Revue semestrielle de la Fondation Internationale Oasis
Les images des révoltes en Tunisie et en Égypte sont destinées à rester gravées dans l’histoire, exactement comme ce fut le cas lors de la destruction du Mur de Berlin, qui ne s’est pas simplement « effondré ». Dans ces deux pays nord-africains, imités peu à peu par tous les autres pays du monde arabe, nous ne sommes qu’au début d’un processus destiné à durer, quel que soit le chemin qui sera pris, y compris celui de la confusion. On peut dire qu’une époque vient de s’achever et que, brusquement, à la vue des places remplies d’une population pacifique qui exigeait le changement, tout le reste semblait dépassé. Le vieux peut résister en recourant à diverses solutions, de l’ouverture politique aux concessions sur le plan législatif, en passant par la violence insensée, comme on continue malheureusement de le voir. Mais il s’agit justement de « résister » à la marche inexorable d’une humanité qui réclame liberté, justice, égalité et dignité. Les « événements », comme on les appelle souvent, agitent et interrogent le Moyen-Orient, sa culture, ses structures et ses dirigeants. Une inquiétude qui vient s’ajouter à la blessure millénaire de l’Islam, cette division entre chiisme et sunnisme qui, dans la phase actuelle de l’histoire, a pris une forte connotation politique, stratégique et nationale.

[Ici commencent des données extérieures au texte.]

template <int NB, bool OFF32 = false, bool BF = false>
__device__ __forceinline__ void store_bins_lines(const c32 (&Y)[4], const int (&carrier)[4], bool ok, int q,
                                                 uint8_t* __restrict__ idx, float* __restrict__ llr,
                                                 uint32_t row_o, uint32_t row_l, float* stage, int row, int r)
{
    static_assert(NB == 1 || NB == 2 || NB == 4 || NB == 6, "constellation");
    constexpr int VB = BF ? 2 : 4;
    constexpr int ROWB = 48 * VB * NB, IDX0 = NB <= 2 ? (BF ? 768 : 1536) : 4 * ROWB;
    char* srow = reinterpret_cast<char*>(stage) + row * ROWB;
    uint8_t* irow = reinterpret_cast<uint8_t*>(stage) + IDX0 + row * 48;
    __builtin_amdgcn_wave_barrier();
    if (NB <= 4) {
        constexpr int ESZ = VB * NB, DUMP_L = IDX0 + 192, DUMP_I = DUMP_L + 64 * ESZ;
        const int lane = 16 * row + r;
#pragma unroll
        for (int j = 0; j < 4; j++) {
            const bool data = carrier[j] >= 0;
            char* lw = data ? srow + ESZ * carrier[j] : reinterpret_cast<char*>(stage) + DUMP_L + ESZ * lane;
            uint8_t* iw = data ? irow + carrier[j] : reinterpret_cast<uint8_t*>(stage) + DUMP_I + lane;
            if constexpr (BF) {
                if (NB == 1)      *reinterpret_cast<uint16_t*>(lw) = bf16_of(Y[j].re);
                else if (NB == 2) *reinterpret_cast<uint32_t*>(lw) = bf16_pk(Y[j].re, Y[j].im);
                else              *reinterpret_cast<uint2*>(lw) = make_uint2(bf16_pk(Y[j].re, WR_T16_2 - __builtin_fabsf(Y[j].re)),
                                                                             bf16_pk(Y[j].im, WR_T16_2 - __builtin_fabsf(Y[j].im)));
            } else
            if (NB == 1)      *reinterpret_cast<float*>(lw) = Y[j].re;
            else if (NB == 2) *reinterpret_cast<float2*>(lw) = make_float2(Y[j].re, Y[j].im);
            else              *reinterpret_cast<float4*>(lw) = make_float4(Y[j].re, WR_T16_2 - __builtin_fabsf(Y[j].re), Y[j].im, WR_T16_2 - __builtin_fabsf(Y[j].im));
            *iw = decide(Y[j], NB);
        }
    } else
#pragma unroll
    for (int j = 0; j < 4; j++) {
        const uint64_t row_bits = j == 0 ? 0xF7C0ull : j == 1 ? 0xFDFFull : j == 2 ? 0xFF7Eull : 0x07DFull;
        if (!__builtin_amdgcn_inverse_ballot_w64(row_bits * 0x0001000100010001ull)) continue;
        const float are = __builtin_fabsf(Y[j].re), aim = __builtin_fabsf(Y[j].im);
        if constexpr (BF) {
            const uint32_t ci = (uint32_t)(carrier[j] + 48 * row);
            uint32_t l12;
            if (OFF32) asm volatile("v_mul_u32_u24 %0, 12, %1" : "=v"(l12) : "v"(ci));
            else       l12 = 12u * ci;
            uint32_t* l3 = reinterpret_cast<uint32_t*>(reinterpret_cast<char*>(stage) + l12);
            l3[0] = bf16_pk(Y[j].re, WR_T64_4 - are);
            l3[1] = bf16_pk(WR_T64_2 - __builtin_fabsf(are - WR_T64_4), Y[j].im);
            l3[2] = bf16_pk(WR_T64_4 - aim, WR_T64_2 - __builtin_fabsf(aim - WR_T64_4));
            reinterpret_cast<uint8_t*>(stage)[IDX0 + ci] = decide(Y[j], NB);
            continue;
        } else
        if (NB == 1)      *reinterpret_cast<float*>(srow + 4 * carrier[j]) = Y[j].re;
        else if (NB == 2) *reinterpret_cast<float2*>(srow + 8 * carrier[j]) = make_float2(Y[j].re, Y[j].im);
        else if (NB == 4) *reinterpret_cast<float4*>(srow + 16 * carrier[j]) = make_float4(Y[j].re, WR_T16_2 - are, Y[j].im, WR_T16_2 - aim);
        else if (OFF32) {
            const uint32_t ci = (uint32_t)(carrier[j] + 48 * row);
            uint32_t l24;
            asm volatile("v_mul_u32_u24 %0, 24, %1" : "=v"(l24) : "v"(ci));
            float2* l2 = reinterpret_cast<float2*>(reinterpret_cast<char*>(stage) + l24);
            l2[0] = make_float2(Y[j].re, WR_T64_4 - are);
            l2[1] = make_float2(WR_T64_2 - __builtin_fabsf(are - WR_T64_4), Y[j].im);
            l2[2] = make_float2(WR_T64_4 - aim, WR_T64_2 - __builtin_fabsf(aim - WR_T64_4));
            reinterpret_cast<uint8_t*>(stage)[IDX0 + ci] = decide(Y[j], NB);
            continue;
        } else {
            float2* l2 = reinterpret_cast<float2*>(srow + 24 * carrier[j]);
            l2[0] = make_float2(Y[j].re, WR_T64_4 - are);
            l2[1] = make_float2(WR_T64_2 - __builtin_fabsf(are - WR_T64_4), Y[j].im);
            l2[2] = make_float2(WR_T64_4 - aim, WR_T64_2 - __builtin_fabsf(aim - WR_T64_4));
        }
        irow[carrier[j]] = decide(Y[j], NB);
    }
    __builtin_amdgcn_wave_barrier();
    constexpr int PPR = 3 * VB * NB;
    constexpr int NK = (PPR + 15) / 16, TAIL = PPR - 16 * (NK - 1);
#define WR_PIECE(k) (*reinterpret_cast<const float4*>(srow + 256 * (k) + 16 * (((k) == NK - 1 && TAIL == 8) ? (r & 7) : r)))
    const float4 p0 = WR_PIECE(0);
    float4 p1 = p0, p2 = p0, p3 = p0, p4 = p0;
    if (NK > 1) p1 = WR_PIECE(1);
    if (NK > 2) p2 = WR_PIECE(2);
    if (NK > 3) p3 = WR_PIECE(3);
    if (NK > 4) p4 = WR_PIECE(4);
#undef WR_PIECE
    const uint32_t d = reinterpret_cast<const uint32_t*>(irow)[r < 12 ? r : 0];
    __builtin_amdgcn_wave_barrier();
    if (ok) {
        char* const lb = reinterpret_cast<char*>(llr);
        const uint32_t lo = (row_l + (uint32_t)(q * 48 * NB)) * (uint32_t)VB + 16u * r;
        char* const lp = reinterpret_cast<char*>(llr) + (uint32_t)((row_l + (uint32_t)(q * 48 * NB)) * (uint32_t)VB + 16u * r);
#define WR_PIECE_AT(K) (OFF32 ? lb + (uint32_t)(lo + 256u * (K)) : lp + 256 * (K))
        if (NK > 1 || r < TAIL)            store_piece(lp, p0);
        if (NK > 2 || (NK == 2 && r < TAIL)) store_piece(WR_PIECE_AT(1), p1);
        if (NK > 3 || (NK == 3 && r < TAIL)) store_piece(WR_PIECE_AT(2), p2);
        if (NK > 4 || (NK == 4 && r < TAIL)) store_piece(WR_PIECE_AT(3), p3);
        if (NK == 5 && r < TAIL)             store_piece(WR_PIECE_AT(4), p4);
#undef WR_PIECE_AT
        if (r < 12) store_word(idx + (row_o + (uint32_t)(q * 48) + 4u * r), d);
    }
}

L’assassinat de Shahbaz Bhatti, ministre chrétien des Minorités au sein du gouvernement pakistanais, a été un véritable traumatisme, et pas seulement pour les chrétiens du pays. En effet, les terroristes, partisans de l’opprobre juridique et philosophique désigné sous le nom de « loi contre le blasphème », ont voulu éliminer un homme authentique, pacifique et animé d’une conscience et, avec lui, l’espérance qu’il incarnait. Nous lui rendons hommage en publiant quelques extraits d’un de ses ouvrages publiés par Marcianum Press, qui peuvent tout à fait être qualifiés de testament spirituel. Le drame du martyr chrétien Shahbaz Bhatti trouve un nouvel éclairage à travers les dernières heures de Jésus avant sa mort : cette prière poignante et solitaire au jardin des Oliviers, cette nuit de mystère humain et divin auquel le Pape consacre plusieurs pages de son second ouvrage sur Jésus. Et, toujours de Benoît XVI, le texte du discours prononcé dans la basilique Notre-Dame du Salut lors de sa visite à Venise, ville marquée par la beauté et l’aspiration à l’universalité, toutes deux étant le fruit d’une grande histoire chrétienne qui a besoin aujourd’hui de se renouveler en profondeur. Enfin, en ce qui concerne les classiques musulmans, nous publions des extraits d’un manuel prophétique de philosophie politique écrit sous forme de fables, dédié au calife al-Mansûr (VIIIe siècle) et ayant pour thème le « gouvernement juste ».
À cette occasion, nous avons regroupé sous une seule rubrique le service journalistique et les documents iconographiques. Nous célébrons ainsi la naissance d’un nouvel État, dont le nom n’est pas encore définitif mais que nous connaissons tous comme le Soudan du Sud et qui s’appelait autrefois la Nubie. Les racines chrétiennes de cet État, documentées par les images, sauront-elles inspirer les graves et importantes responsabilités que les chrétiens assument pour le bien de leur nouvelle patrie, comme le récit dans ce domaine nous l’illustre ?
Interventions, analyses et témoignages provenant de divers pays et sur divers sujets. Dans ce numéro, nous continuons nous pencher sur la place centrale occupée par la question éducative, à laquelle notre revue a consacré de nombreuses pages dans ses derniers numéros. Nous reproduisons un essai s’appuyant sur un document publié par les évêques espagnols, ainsi que deux analyses sur le système d’instruction au Liban, en lien avec la construction de l’identité nationale; nous évoquons trois exemples de « métissage culturel » dans l’Islam, l’histoire des trois frères maronites Massabki, martyrs et bienheureux et, enfin, le rôle social et politique des musulmans immigrés dans la péninsule ibérique.